Добавить в цитаты Настройки чтения

Страница 4 из 37



Итак, учение давалось Николеньке без труда, потому что до знаний он был от природы охоч и способен. Правда, сделался он с годами ленив, однако врожденные способности и невольное снисхождение учителей давали ему возможность оставаться наипервейшим учеником и закончить школу с золотой медалью.

Николенька стал студентом и тут же был повышен в своем институте легчайших сплавов до чина младшего научного сотрудника.

Вы, глубокоуважаемый читатель, возможно, пожелаете узнать, куда все эти годы девалось хоть и малое, но все ж таки жалованье, причитающееся Николеньке, коль скоро он числился там в институте на разных невысоких должностях. И тут я вынужден развести руками. Не знаю. Но полагаю,, что навряд ли стал бы Андрей Андреевич заниматься столь хлопотными и мелочными делами, как составление липовых ведомостей. Вероятнее всего, эти скромные суммы так и остались в государственной казне, споспешествуя экономии фонда заработной платы. Скорей всего, так и было, хотя поручиться не могу.

В университете, однако же, Николенька столкнулся с некоторыми трудностями. Оказалось, что там недостаточно природных талантов, а требуется еще и трудолюбие, какового у нашего мальчика быть, конечно, не могло. Он в ту пору в аккурат увлекся балами, вечеринками в кругу друзей, скачками на автомобилях.

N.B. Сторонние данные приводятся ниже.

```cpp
extern "C" int d3h_texmlp_bwd(const float* x, const float* mask, const float* table, const float* w, int64_t n, double per_level_scale,
                              int base_res, const float* bbox, const float* omin, const float* omax, float in_grad_scale, int enc_only,
                              const float* g_out, float* d_table, float* d_w, float* d_x, float* genc_scratch, void* stream) {
    if (n < 0 || !bbox) return D3H_ERR_ARG;
    if (n == 0) return D3H_OK;
    GridCfg g = make_cfg(per_level_scale, base_res);
    TexParams tp = make_tp(bbox, omin, omax, in_grad_scale);
    int64_t ntile = (n + 255) / 256;
    int grid = (int)(ntile < 1021 ? ntile : 1021);
    hipStream_t s = (hipStream_t)stream;
    float* nof = nullptr;
    if (enc_only) {
        const int kt = d3h_ktime_begin(D3H_KT_TEX_BWD_ENC, n, s);
        hipLaunchKernelGGL((texmlp_bwd_kernel<1>), dim3(grid), dim3(256), 0, s, g, tp, x, mask, table, w, n, g_out, d_table, d_w, d_x, nof);
        d3h_ktime_end(kt, s);
    } else if (genc_scratch) {
        int grid2 = (int)(ntile < 4093 ? ntile : 4093);
        int gridm = (int)(ntile < 509 ? ntile : 509);
        const int ktm = d3h_ktime_begin(D3H_KT_TEX_BWD_MLP, n, s);
        static int tex_h2 = -1;
        if (tex_h2 < 0) { const char* e = getenv("D3H_TEX_H2"); tex_h2 = (e && e[0] == '0') ? 0 : 1; }
        const int64_t nwt8 = (n + 511) / 512;
        if (tex_h2) hipLaunchKernelGGL(texmlp_bwd_mlp_h2_kernel, dim3((unsigned)(nwt8 < 251 ? nwt8 : 251)), dim3(512), 0, s, g, tp, x, mask, table, w, n, g_out, d_w, genc_scratch);
        else hipLaunchKernelGGL(texmlp_bwd_mlp_kernel, dim3(gridm), dim3(256), 0, s, g, tp, x, mask, table, w, n, g_out, d_w, genc_scratch);
        d3h_ktime_end(ktm, s);
        if (d_table || d_x) {
            const int kte = d3h_ktime_begin(D3H_KT_TEX_BWD_ENC, n, s);
            hipLaunchKernelGGL((texmlp_bwd_kernel<1>), dim3(grid2), dim3(256), 0, s, g, tp, x, mask, table, w, n, (const float*)genc_scratch, d_table, nof, d_x,
                               nof);
            d3h_ktime_end(kte, s);
        }
    } else {
        hipLaunchKernelGGL((texmlp_bwd_kernel<0>), dim3(grid), dim3(256), 0, s, g, tp, x, mask, table, w, n, g_out, d_table, d_w, d_x, nof);
    }
    D3H_LAUNCH_CHECK();
    return D3H_OK;
}
```

d3human-code_amd/d3h/texmlp.py:

```python
import ctypes
import os
import math
import weakref

import torch
from d3h._lib import cur_stream as _cur_stream

from . import _lib as L
from . import gradarena as _GA

PER_LEVEL_SCALE = math.exp(math.log(4096 / 16) / (16 - 1))
BASE_RES = 16
N_LEVELS, N_FEATURES = 5, 2
ENC_DIMS = N_LEVELS * N_FEATURES


def grid_param_count(per_level_scale=PER_LEVEL_SCALE, base_res=BASE_RES):
    return int(L.lib().d3h_hashgrid_param_floats(ctypes.c_double(per_level_scale), L.i32(base_res)))


def _f6(v):
    return (ctypes.c_float * 6)(*[float(x) for x in v])


ASYNC_TABLE_GRAD = os.environ.get('D3H_ASYNC_TABLE_GRAD', '1') != '0'
_SIDE = {}
_PENDING = []
_PASS = {'table_grad_returned': False, 'callback': False}


def _scatter_stream(t):
    if not t.is_cuda or L.emulated():
        return None
    s = _SIDE.get(t.device)
    if s is None:
        s = _SIDE[t.device] = torch.cuda.Stream(device=t.device)
    return s


def _join_scatter():
    while _PENDING:
        _cur_stream().wait_stream(_PENDING.pop())


def _end_of_pass():
    _join_scatter()
    _PASS['table_grad_returned'] = False
    _PASS['callback'] = False


def _mark_table_grad_returned():
    _PASS['table_grad_returned'] = True
    if not _PASS['callback']:
        _PASS['callback'] = True
        torch.autograd.Variable._execution_engine.queue_callback(_end_of_pass)


class _TexMLPFn(torch.autograd.Function):
# ... 23 lines not shown
        need_tab, need_w, need_x = ctx.needs_input_grad[2], any(ctx.needs_input_grad[3:6]), ctx.needs_input_grad[0]
        leaf = ctx.table_leaf() if ctx.table_leaf is not None else None
        wl, ctx.w_leaves = ctx.w_leaves, None
        d_tab = d_tab_ret = d_w = None
        w_ret = True
        first_contribution = not _PASS['table_grad_returned'] and leaf is not None and leaf.grad is None
        if need_tab:
            d_tab = d_tab_ret = _GA.slot_for(leaf) if tab.data_ptr() == (leaf.data_ptr() if leaf is not None else 0) else None
            if d_tab is None:
                d_tab = _GA.accum_for(leaf)
                if d_tab is None:
                    d_tab = d_tab_ret = L.zeros_like(tab)
        if need_w:
            if wl is not None and all(ctx.needs_input_grad[3:6]):
                d_w = _GA.block_for(wl)
                if d_w is None:
                    d_w = _GA.accum_block_for(wl)
                    w_ret = d_w is None
            if d_w is None:
                d_w = L.zeros_like(wcat)
        d_x = torch.empty_like(xs) if need_x else None
        genc = torch.empty(n, 10, dtype=torch.float32, device=xs.device)
        gc = g.reshape(-1, 6).contiguous().float()
        mp = m if has_mask else None
        args = lambda: (L.ptr(xs), L.ptr(mp), L.ptr(tab), L.ptr(wcat), L.i64(n), ctypes.c_double(PER_LEVEL_SCALE), L.i32(BASE_RES), _f6(bbox),
                        _f6(omin), _f6(omax), L.f32(gs))
        side = _scatter_stream(xs) if (ASYNC_TABLE_GRAD and need_tab and need_x and first_contribution) else None
        if side is None:
            _join_scatter()
            L.check(lib.d3h_texmlp_bwd(*args(), L.i32(0), L.ptr(gc), L.ptr(d_tab), L.ptr(d_w), L.ptr(d_x), L.ptr(genc), L.stream()), 'texmlp_bwd')
        else:
            main = _cur_stream()
            _join_scatter()
            L.check(lib.d3h_texmlp_bwd(*args(), L.i32(0), L.ptr(gc), None, L.ptr(d_w), None, L.ptr(genc), L.stream()), 'texmlp_bwd_mlp')
            L.check(lib.d3h_texmlp_bwd(*args(), L.i32(1), L.ptr(genc), None, None, L.ptr(d_x), None, L.stream()), 'texmlp_bwd_dx')
            side.wait_stream(main)
            with L.use_stream(side):
                L.check(lib.d3h_texmlp_bwd(*args(), L.i32(1), L.ptr(genc), L.ptr(d_tab), None, None, None, L.stream()), 'texmlp_bwd_table')
            for t in (xs, tab, genc, d_tab) + ((mp,) if mp is not None else ()):
                t.record_stream(side)
            _PENDING.append(side)
        if need_tab:
            _mark_table_grad_returned()
        if d_w is not None and w_ret:
            n1, n2 = s1.numel(), s2.numel()
            dw1, dw2, dw3 = d_w[:n1].reshape(s1), d_w[n1:n1 + n2].reshape(s2), d_w[n1 + n2:].reshape(s3)
        else:
            dw1 = dw2 = dw3 = None
        return (d_x.reshape(xshape) if d_x is not None else None, None, d_tab_ret, dw1, dw2, dw3, None, None, None, None)


def texture_mlp(x, table, w1, w2, w3, bbox, omin, omax, mask=None, in_grad_scale=128.0):
    return _TexMLPFn.apply(x, mask, table, w1, w2, w3, tuple(float(v) for v in bbox), tuple(float(v) for v in omin),
                           tuple(float(v) for v in omax), in_grad_scale)


class _GridEncodeFn(torch.autograd.Function):
    @staticmethod
    def forward(ctx, x, table):
        xs = x.reshape(-1, 3).contiguous().float()
        n = xs.shape[0]
        tab = table.contiguous().float()
        enc = torch.empty(n, ENC_DIMS, dtype=torch.float32, device=x.device)
        unit = (0.0, 0.0, 0.0, 1.0, 1.0, 1.0)
        L.check(L.lib().d3h_texmlp_fwd(L.ptr(xs), None, L.ptr(tab), None, L.i64(n), ctypes.c_double(PER_LEVEL_SCALE), L.i32(BASE_RES), _f6(unit),
                                       None, None, None, L.ptr(enc), L.stream()), 'hashgrid_fwd')
        ctx.save_for_backward(xs, tab)
        ctx.xshape = x.shape
# ... 20 lines not shown
```

Before: 238.2 iters/s.

## Add tiled LDS-aggregated gbuffer backward and fuse texture dx into MLP backward

Replaces the flat per-pixel gbuffer backward with a 2D-tiled kernel. It skips empty tiles and accumulates per-vertex and per-face gradients in a small shared-memory hash before flushing to global atomics, which cuts global atomic contention. Separately, the texture MLP backward kernel now computes the hash-grid spatial derivative inline and writes d_x directly, removing a second encode pass and kernel launch. The costs are more LDS use per block, which can lower occupancy, and extra code paths behind environment switches.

Ах, молодость, молодость, сколько наивных отроков закружила ты своим праздничным кружением, да так и не раскружила до самой кончины! В семнадцать лет Николенька влюбился без памяти в одно нежное, воздушное создание, а через неделю в другое воздушное создание, а потом в третье, в четвертое… Надо полагать, что все эти нежные и воздушные были наслышаны о великолепной родословной своего избранника, иначе бы откуда их было так много у прыщавого студентика? Юноша приходил домой под утро, имея такой ужасный вид, что у бедной маменьки от жалости разыгрывалась сильная мигрень. И тогда Андрей Андреевич разрешил сыну приводить девушек домой, но не чаще одного раза в неделю. Отец не стал лишать мальчика радости общения с юными соблазнительницами, мудро решив, что сын должен гармонически развиваться.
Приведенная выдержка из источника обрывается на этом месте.